Raw data Block Start

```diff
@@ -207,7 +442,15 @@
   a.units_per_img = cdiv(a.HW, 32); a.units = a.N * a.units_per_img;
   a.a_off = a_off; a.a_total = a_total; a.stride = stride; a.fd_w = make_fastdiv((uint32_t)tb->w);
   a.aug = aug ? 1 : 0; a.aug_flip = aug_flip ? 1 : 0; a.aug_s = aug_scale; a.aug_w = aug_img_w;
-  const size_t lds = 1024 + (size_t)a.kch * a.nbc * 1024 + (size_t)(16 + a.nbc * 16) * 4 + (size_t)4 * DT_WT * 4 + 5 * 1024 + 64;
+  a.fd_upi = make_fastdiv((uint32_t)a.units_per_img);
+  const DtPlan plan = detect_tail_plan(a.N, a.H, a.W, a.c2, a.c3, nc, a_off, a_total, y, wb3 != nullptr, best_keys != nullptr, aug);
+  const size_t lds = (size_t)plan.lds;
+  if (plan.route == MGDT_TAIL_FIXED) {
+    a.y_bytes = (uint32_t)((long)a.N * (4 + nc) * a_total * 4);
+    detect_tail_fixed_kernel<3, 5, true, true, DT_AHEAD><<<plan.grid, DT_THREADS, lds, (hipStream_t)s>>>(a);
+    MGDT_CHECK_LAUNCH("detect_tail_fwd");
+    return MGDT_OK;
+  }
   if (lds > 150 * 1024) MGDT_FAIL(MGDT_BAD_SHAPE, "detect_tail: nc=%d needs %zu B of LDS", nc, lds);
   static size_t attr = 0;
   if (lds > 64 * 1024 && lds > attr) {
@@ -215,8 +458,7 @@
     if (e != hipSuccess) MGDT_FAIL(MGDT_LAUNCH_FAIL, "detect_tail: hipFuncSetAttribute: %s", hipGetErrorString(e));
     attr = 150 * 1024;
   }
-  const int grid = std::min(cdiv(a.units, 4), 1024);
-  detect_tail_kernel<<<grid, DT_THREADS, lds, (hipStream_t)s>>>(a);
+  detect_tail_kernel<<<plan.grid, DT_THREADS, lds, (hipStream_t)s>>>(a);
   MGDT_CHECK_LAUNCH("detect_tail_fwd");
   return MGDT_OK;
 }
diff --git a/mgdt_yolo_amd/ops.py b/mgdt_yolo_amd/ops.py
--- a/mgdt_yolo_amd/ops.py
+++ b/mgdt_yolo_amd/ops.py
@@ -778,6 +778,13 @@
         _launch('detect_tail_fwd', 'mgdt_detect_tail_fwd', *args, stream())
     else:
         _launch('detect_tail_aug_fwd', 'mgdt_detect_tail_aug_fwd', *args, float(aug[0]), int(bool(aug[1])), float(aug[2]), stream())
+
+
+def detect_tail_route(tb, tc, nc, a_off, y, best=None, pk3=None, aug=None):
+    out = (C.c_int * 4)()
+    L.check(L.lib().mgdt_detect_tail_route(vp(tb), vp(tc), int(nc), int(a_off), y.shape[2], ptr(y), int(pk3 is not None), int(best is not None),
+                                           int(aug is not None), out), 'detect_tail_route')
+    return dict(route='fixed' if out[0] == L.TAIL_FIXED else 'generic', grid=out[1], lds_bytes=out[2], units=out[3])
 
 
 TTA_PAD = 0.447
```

Raw data Block End
Raw data Block Start

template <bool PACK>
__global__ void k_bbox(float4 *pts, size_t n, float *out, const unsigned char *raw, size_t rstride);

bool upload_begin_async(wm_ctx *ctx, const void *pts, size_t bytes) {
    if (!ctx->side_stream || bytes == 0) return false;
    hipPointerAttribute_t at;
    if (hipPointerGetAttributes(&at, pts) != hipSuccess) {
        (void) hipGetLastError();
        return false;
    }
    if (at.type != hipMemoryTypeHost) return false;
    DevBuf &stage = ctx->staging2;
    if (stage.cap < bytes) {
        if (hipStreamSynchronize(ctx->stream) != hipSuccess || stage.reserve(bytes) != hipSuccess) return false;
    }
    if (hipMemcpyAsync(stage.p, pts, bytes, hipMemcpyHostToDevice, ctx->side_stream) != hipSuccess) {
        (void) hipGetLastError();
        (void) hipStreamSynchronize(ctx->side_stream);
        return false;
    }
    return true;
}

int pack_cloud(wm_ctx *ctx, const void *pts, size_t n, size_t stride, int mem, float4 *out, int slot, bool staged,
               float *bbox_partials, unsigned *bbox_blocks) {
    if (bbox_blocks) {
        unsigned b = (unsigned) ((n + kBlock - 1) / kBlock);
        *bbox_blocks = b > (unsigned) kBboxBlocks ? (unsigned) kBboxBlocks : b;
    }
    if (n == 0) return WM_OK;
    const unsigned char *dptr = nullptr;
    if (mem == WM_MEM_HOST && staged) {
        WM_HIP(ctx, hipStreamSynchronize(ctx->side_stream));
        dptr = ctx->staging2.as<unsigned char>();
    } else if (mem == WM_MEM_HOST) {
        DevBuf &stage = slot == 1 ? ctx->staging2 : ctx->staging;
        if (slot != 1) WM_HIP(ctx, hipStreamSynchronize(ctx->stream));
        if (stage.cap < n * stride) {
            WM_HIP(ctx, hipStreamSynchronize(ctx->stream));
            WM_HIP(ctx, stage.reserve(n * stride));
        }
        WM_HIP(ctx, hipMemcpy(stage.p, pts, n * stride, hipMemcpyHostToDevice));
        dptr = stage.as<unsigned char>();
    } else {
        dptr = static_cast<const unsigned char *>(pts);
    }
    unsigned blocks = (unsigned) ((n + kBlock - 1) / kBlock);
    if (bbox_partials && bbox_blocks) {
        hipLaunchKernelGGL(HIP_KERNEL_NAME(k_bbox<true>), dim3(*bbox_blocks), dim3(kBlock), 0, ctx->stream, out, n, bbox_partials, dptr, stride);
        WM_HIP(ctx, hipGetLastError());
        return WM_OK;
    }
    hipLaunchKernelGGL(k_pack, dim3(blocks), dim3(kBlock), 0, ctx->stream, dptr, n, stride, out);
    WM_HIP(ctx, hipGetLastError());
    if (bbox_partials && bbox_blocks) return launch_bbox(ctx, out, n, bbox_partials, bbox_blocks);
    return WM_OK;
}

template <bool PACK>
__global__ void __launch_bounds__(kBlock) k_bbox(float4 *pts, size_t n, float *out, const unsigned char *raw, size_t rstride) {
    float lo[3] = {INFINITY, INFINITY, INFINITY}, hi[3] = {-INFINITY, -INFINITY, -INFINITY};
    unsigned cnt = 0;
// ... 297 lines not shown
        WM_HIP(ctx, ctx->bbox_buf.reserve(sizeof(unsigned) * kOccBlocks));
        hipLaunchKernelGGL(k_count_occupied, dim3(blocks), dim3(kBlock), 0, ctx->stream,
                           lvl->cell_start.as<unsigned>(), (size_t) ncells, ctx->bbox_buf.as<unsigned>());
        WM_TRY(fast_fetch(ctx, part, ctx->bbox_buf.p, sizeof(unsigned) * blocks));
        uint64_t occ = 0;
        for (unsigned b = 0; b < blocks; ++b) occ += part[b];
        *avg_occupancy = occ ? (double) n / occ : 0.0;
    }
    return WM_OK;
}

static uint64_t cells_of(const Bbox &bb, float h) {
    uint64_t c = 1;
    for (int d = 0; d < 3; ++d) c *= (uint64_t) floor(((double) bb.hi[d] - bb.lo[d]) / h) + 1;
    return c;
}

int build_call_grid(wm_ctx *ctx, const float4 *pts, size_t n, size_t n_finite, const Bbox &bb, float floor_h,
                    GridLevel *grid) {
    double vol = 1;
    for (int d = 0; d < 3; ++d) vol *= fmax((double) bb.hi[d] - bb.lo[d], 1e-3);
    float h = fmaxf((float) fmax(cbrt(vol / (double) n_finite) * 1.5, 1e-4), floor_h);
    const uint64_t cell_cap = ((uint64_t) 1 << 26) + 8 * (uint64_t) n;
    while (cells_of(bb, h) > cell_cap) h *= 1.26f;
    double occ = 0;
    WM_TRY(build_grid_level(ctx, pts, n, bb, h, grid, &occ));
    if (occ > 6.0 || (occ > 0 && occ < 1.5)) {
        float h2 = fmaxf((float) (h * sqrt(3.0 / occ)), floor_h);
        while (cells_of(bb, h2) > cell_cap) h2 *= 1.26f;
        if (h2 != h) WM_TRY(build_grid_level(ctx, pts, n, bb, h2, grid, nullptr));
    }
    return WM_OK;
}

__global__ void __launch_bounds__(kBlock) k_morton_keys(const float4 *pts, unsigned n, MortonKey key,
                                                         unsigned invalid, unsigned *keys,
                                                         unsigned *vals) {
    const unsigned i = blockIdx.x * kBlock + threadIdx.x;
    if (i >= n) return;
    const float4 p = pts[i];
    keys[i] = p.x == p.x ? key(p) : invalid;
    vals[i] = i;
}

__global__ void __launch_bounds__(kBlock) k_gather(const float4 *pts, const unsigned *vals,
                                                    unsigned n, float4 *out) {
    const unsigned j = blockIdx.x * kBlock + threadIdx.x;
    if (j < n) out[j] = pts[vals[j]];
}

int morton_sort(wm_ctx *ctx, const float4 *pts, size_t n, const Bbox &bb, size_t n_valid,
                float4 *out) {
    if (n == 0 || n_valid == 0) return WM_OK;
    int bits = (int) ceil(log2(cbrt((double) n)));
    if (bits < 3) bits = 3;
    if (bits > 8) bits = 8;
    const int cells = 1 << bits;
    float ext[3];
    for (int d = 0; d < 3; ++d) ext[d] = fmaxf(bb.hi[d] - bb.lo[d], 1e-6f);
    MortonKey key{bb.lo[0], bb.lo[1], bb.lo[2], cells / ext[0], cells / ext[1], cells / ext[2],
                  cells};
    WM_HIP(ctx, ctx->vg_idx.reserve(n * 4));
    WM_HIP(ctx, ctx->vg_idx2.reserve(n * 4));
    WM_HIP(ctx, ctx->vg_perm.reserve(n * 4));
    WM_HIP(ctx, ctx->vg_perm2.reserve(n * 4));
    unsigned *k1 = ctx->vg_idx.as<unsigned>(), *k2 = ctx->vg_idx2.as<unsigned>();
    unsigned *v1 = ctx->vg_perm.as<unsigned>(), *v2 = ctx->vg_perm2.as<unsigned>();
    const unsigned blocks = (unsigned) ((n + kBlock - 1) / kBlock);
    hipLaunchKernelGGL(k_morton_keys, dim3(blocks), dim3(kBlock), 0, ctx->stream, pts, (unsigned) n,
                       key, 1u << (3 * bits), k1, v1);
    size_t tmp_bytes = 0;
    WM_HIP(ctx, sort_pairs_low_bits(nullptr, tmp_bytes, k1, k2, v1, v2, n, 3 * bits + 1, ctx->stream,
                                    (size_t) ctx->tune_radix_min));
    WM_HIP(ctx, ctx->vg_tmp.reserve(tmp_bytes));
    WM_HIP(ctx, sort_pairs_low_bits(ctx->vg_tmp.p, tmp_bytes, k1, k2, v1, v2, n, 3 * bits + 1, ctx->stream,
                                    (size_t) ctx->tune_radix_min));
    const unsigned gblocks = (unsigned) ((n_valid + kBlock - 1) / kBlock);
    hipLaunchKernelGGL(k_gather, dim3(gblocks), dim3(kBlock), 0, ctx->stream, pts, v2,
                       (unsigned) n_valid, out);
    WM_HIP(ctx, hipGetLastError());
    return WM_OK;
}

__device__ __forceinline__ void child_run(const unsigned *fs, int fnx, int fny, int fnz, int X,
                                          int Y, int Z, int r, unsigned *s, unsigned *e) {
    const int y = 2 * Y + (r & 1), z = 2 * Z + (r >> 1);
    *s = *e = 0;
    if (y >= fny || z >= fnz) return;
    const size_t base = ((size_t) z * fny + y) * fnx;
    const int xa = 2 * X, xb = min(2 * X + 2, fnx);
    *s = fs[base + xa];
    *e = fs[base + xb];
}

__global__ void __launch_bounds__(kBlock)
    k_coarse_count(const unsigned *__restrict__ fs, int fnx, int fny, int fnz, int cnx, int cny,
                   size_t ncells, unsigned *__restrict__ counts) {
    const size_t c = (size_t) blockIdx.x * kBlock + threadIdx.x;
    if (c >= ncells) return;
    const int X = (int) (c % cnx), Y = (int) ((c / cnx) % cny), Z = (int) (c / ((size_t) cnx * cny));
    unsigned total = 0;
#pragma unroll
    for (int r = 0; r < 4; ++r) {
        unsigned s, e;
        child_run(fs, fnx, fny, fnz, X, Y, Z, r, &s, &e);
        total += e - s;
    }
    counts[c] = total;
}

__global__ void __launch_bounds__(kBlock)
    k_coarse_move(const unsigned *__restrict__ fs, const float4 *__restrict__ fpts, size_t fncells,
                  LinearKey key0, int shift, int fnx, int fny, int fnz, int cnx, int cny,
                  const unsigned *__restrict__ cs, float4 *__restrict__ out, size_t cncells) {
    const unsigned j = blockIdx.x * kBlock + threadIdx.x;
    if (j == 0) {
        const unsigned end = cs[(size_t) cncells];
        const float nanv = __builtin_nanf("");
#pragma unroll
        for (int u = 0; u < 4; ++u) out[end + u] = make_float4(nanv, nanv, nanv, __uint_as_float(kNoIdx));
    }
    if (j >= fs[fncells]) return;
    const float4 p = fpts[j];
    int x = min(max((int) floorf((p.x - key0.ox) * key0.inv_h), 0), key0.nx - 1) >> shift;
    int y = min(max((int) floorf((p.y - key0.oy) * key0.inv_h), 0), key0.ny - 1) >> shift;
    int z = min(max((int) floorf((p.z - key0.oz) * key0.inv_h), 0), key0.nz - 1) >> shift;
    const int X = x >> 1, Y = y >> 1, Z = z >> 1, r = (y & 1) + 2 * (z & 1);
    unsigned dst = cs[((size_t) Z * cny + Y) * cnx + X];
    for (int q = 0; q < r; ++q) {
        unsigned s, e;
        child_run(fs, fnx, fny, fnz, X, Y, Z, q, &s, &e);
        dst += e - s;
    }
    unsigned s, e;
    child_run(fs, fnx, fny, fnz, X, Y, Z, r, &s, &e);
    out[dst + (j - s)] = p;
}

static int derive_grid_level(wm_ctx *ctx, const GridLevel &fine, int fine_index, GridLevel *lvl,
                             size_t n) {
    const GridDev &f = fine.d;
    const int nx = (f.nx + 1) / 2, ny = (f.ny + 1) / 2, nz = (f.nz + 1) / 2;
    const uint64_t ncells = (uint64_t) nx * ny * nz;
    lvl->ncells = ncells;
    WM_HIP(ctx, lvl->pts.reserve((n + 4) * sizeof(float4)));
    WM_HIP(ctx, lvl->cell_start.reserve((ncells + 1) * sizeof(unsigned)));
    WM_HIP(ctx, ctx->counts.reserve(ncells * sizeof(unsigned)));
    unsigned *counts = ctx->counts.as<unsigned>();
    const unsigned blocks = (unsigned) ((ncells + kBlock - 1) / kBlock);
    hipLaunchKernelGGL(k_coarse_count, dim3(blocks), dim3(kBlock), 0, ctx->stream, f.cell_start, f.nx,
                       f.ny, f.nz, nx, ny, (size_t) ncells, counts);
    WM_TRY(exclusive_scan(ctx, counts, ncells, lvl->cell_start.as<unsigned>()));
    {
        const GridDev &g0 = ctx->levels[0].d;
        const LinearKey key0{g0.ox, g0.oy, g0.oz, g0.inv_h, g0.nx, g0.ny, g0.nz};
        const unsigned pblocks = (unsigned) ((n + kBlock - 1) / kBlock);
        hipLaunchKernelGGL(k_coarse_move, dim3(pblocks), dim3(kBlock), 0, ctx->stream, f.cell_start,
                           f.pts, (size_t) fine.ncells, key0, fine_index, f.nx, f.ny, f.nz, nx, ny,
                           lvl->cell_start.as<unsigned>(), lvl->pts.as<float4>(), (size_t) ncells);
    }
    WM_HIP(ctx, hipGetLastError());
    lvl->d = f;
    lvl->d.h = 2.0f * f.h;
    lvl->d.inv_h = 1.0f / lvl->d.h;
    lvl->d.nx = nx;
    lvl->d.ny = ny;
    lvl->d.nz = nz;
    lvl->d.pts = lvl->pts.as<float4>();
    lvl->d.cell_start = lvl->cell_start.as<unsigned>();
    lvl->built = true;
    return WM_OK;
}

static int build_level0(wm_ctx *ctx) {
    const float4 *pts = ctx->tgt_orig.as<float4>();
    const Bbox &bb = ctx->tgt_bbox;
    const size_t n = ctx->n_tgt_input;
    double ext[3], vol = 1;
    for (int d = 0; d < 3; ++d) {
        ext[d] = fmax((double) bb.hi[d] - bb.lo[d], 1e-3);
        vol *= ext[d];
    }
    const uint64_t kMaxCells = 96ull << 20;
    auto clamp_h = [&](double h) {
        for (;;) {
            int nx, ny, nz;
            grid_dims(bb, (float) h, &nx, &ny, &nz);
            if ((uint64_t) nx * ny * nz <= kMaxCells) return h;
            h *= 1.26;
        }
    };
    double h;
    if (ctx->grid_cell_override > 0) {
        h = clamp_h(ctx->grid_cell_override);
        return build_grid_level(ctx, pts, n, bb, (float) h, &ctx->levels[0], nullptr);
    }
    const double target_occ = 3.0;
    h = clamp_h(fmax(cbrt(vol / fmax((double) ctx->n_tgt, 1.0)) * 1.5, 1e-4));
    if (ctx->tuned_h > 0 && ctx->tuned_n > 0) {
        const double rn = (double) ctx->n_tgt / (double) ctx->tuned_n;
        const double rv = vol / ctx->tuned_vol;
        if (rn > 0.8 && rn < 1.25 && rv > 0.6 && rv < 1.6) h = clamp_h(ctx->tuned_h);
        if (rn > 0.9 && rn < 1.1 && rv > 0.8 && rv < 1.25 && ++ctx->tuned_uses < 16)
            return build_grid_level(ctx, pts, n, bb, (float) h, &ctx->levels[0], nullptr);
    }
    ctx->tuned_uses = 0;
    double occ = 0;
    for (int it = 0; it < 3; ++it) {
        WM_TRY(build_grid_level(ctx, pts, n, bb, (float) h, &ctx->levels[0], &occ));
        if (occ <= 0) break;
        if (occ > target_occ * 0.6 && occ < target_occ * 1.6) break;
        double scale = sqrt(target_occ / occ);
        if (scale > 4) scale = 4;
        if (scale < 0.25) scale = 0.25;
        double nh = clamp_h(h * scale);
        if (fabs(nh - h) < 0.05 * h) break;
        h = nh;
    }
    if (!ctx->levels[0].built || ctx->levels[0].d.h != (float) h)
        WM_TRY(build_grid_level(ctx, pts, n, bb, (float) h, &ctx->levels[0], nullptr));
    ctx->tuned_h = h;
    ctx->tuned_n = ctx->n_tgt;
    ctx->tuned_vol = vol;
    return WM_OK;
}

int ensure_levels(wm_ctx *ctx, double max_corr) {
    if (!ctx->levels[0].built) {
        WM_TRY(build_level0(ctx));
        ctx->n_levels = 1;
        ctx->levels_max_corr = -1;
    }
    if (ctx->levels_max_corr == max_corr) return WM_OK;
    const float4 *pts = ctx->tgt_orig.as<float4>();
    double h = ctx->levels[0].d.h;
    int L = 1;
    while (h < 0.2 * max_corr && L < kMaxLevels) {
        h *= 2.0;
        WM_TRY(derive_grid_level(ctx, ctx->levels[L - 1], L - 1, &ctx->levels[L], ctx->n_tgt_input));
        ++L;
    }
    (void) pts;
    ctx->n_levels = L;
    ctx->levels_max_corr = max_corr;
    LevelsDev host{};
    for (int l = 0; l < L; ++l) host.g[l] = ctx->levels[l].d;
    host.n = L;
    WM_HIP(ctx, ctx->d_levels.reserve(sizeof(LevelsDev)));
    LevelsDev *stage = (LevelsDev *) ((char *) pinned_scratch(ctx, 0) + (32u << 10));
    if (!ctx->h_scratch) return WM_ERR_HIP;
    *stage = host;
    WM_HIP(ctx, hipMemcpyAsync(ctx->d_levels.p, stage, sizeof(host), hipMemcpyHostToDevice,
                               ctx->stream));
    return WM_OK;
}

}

Raw data Block End
Raw data Block Start

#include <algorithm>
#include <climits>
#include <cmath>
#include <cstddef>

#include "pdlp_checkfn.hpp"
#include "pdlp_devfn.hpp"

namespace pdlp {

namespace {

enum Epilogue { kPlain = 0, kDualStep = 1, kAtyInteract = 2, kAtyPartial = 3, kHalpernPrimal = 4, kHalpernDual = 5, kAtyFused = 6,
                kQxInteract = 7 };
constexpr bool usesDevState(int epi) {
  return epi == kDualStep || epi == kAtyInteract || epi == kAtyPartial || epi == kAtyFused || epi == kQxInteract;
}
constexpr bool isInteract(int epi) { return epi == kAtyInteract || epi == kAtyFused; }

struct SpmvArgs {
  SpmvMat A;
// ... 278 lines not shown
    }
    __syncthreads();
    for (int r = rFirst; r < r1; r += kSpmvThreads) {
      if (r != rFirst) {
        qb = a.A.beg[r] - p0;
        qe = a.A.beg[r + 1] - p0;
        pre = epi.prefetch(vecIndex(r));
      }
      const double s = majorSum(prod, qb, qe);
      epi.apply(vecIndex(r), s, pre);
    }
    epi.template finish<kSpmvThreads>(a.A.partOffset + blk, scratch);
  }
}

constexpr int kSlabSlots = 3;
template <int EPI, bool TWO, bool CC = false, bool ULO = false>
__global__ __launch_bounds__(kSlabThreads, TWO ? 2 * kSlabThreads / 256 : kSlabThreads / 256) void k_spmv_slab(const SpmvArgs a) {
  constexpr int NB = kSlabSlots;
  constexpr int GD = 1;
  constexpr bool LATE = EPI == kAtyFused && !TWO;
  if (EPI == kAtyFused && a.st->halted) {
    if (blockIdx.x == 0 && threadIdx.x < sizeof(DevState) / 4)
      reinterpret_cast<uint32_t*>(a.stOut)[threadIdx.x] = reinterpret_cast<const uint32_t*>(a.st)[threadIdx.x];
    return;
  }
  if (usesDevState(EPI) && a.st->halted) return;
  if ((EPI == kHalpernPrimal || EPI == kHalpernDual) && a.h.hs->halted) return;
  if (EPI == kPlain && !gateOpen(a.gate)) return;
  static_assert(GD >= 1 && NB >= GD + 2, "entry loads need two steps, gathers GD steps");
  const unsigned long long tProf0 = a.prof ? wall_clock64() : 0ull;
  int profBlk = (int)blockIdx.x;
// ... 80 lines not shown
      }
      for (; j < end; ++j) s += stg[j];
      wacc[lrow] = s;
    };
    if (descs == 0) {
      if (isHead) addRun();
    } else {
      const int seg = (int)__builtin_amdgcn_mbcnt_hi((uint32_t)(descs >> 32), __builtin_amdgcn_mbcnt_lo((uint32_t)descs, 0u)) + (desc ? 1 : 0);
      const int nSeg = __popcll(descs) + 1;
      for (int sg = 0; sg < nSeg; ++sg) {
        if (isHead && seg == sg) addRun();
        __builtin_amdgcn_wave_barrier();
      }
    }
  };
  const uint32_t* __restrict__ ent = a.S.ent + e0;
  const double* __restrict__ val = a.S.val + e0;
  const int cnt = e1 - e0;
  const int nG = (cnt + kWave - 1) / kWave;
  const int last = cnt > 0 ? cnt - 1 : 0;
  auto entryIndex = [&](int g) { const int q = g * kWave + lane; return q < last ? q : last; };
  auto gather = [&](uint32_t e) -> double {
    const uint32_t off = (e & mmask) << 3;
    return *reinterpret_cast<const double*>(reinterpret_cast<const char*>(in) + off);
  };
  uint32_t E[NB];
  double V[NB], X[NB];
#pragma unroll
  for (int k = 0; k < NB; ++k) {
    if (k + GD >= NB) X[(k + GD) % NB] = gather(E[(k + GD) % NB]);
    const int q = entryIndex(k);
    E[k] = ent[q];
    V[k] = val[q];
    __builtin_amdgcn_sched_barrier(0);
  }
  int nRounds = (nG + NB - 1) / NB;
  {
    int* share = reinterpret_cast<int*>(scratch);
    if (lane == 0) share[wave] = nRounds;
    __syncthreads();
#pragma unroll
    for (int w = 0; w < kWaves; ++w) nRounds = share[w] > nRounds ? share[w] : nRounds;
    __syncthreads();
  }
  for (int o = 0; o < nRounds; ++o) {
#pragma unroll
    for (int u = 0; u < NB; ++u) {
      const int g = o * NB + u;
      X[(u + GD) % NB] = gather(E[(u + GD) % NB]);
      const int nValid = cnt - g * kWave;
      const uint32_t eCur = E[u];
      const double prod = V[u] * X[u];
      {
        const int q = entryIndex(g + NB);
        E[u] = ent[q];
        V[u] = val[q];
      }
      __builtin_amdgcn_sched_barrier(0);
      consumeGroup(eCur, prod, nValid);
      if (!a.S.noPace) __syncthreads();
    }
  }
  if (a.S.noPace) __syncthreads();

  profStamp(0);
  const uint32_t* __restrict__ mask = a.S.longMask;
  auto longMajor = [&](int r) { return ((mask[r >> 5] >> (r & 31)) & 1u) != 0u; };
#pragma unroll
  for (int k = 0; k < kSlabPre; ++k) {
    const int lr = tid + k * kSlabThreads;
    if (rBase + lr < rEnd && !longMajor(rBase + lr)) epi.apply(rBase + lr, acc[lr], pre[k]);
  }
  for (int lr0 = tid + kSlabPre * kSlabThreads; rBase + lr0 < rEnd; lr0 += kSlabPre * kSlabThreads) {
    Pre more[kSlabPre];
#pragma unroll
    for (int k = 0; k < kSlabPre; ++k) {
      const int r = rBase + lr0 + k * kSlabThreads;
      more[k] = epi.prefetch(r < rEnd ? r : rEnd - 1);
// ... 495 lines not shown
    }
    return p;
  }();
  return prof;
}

Raw data Block End

## Exercise requirements
Look through the data above and return exactly the lines from the one that contains "while (cells_of(bb, h2)" to the one that contains "unsigned invalid, unsigned", inclusive, with nothing else.

## Answer to this exercise
        while (cells_of(bb, h2) > cell_cap) h2 *= 1.26f;
        if (h2 != h) WM_TRY(build_grid_level(ctx, pts, n, bb, h2, grid, nullptr));
    }
    return WM_OK;
}

__global__ void __launch_bounds__(kBlock) k_morton_keys(const float4 *pts, unsigned n, MortonKey key,
                                                         unsigned invalid, unsigned *keys,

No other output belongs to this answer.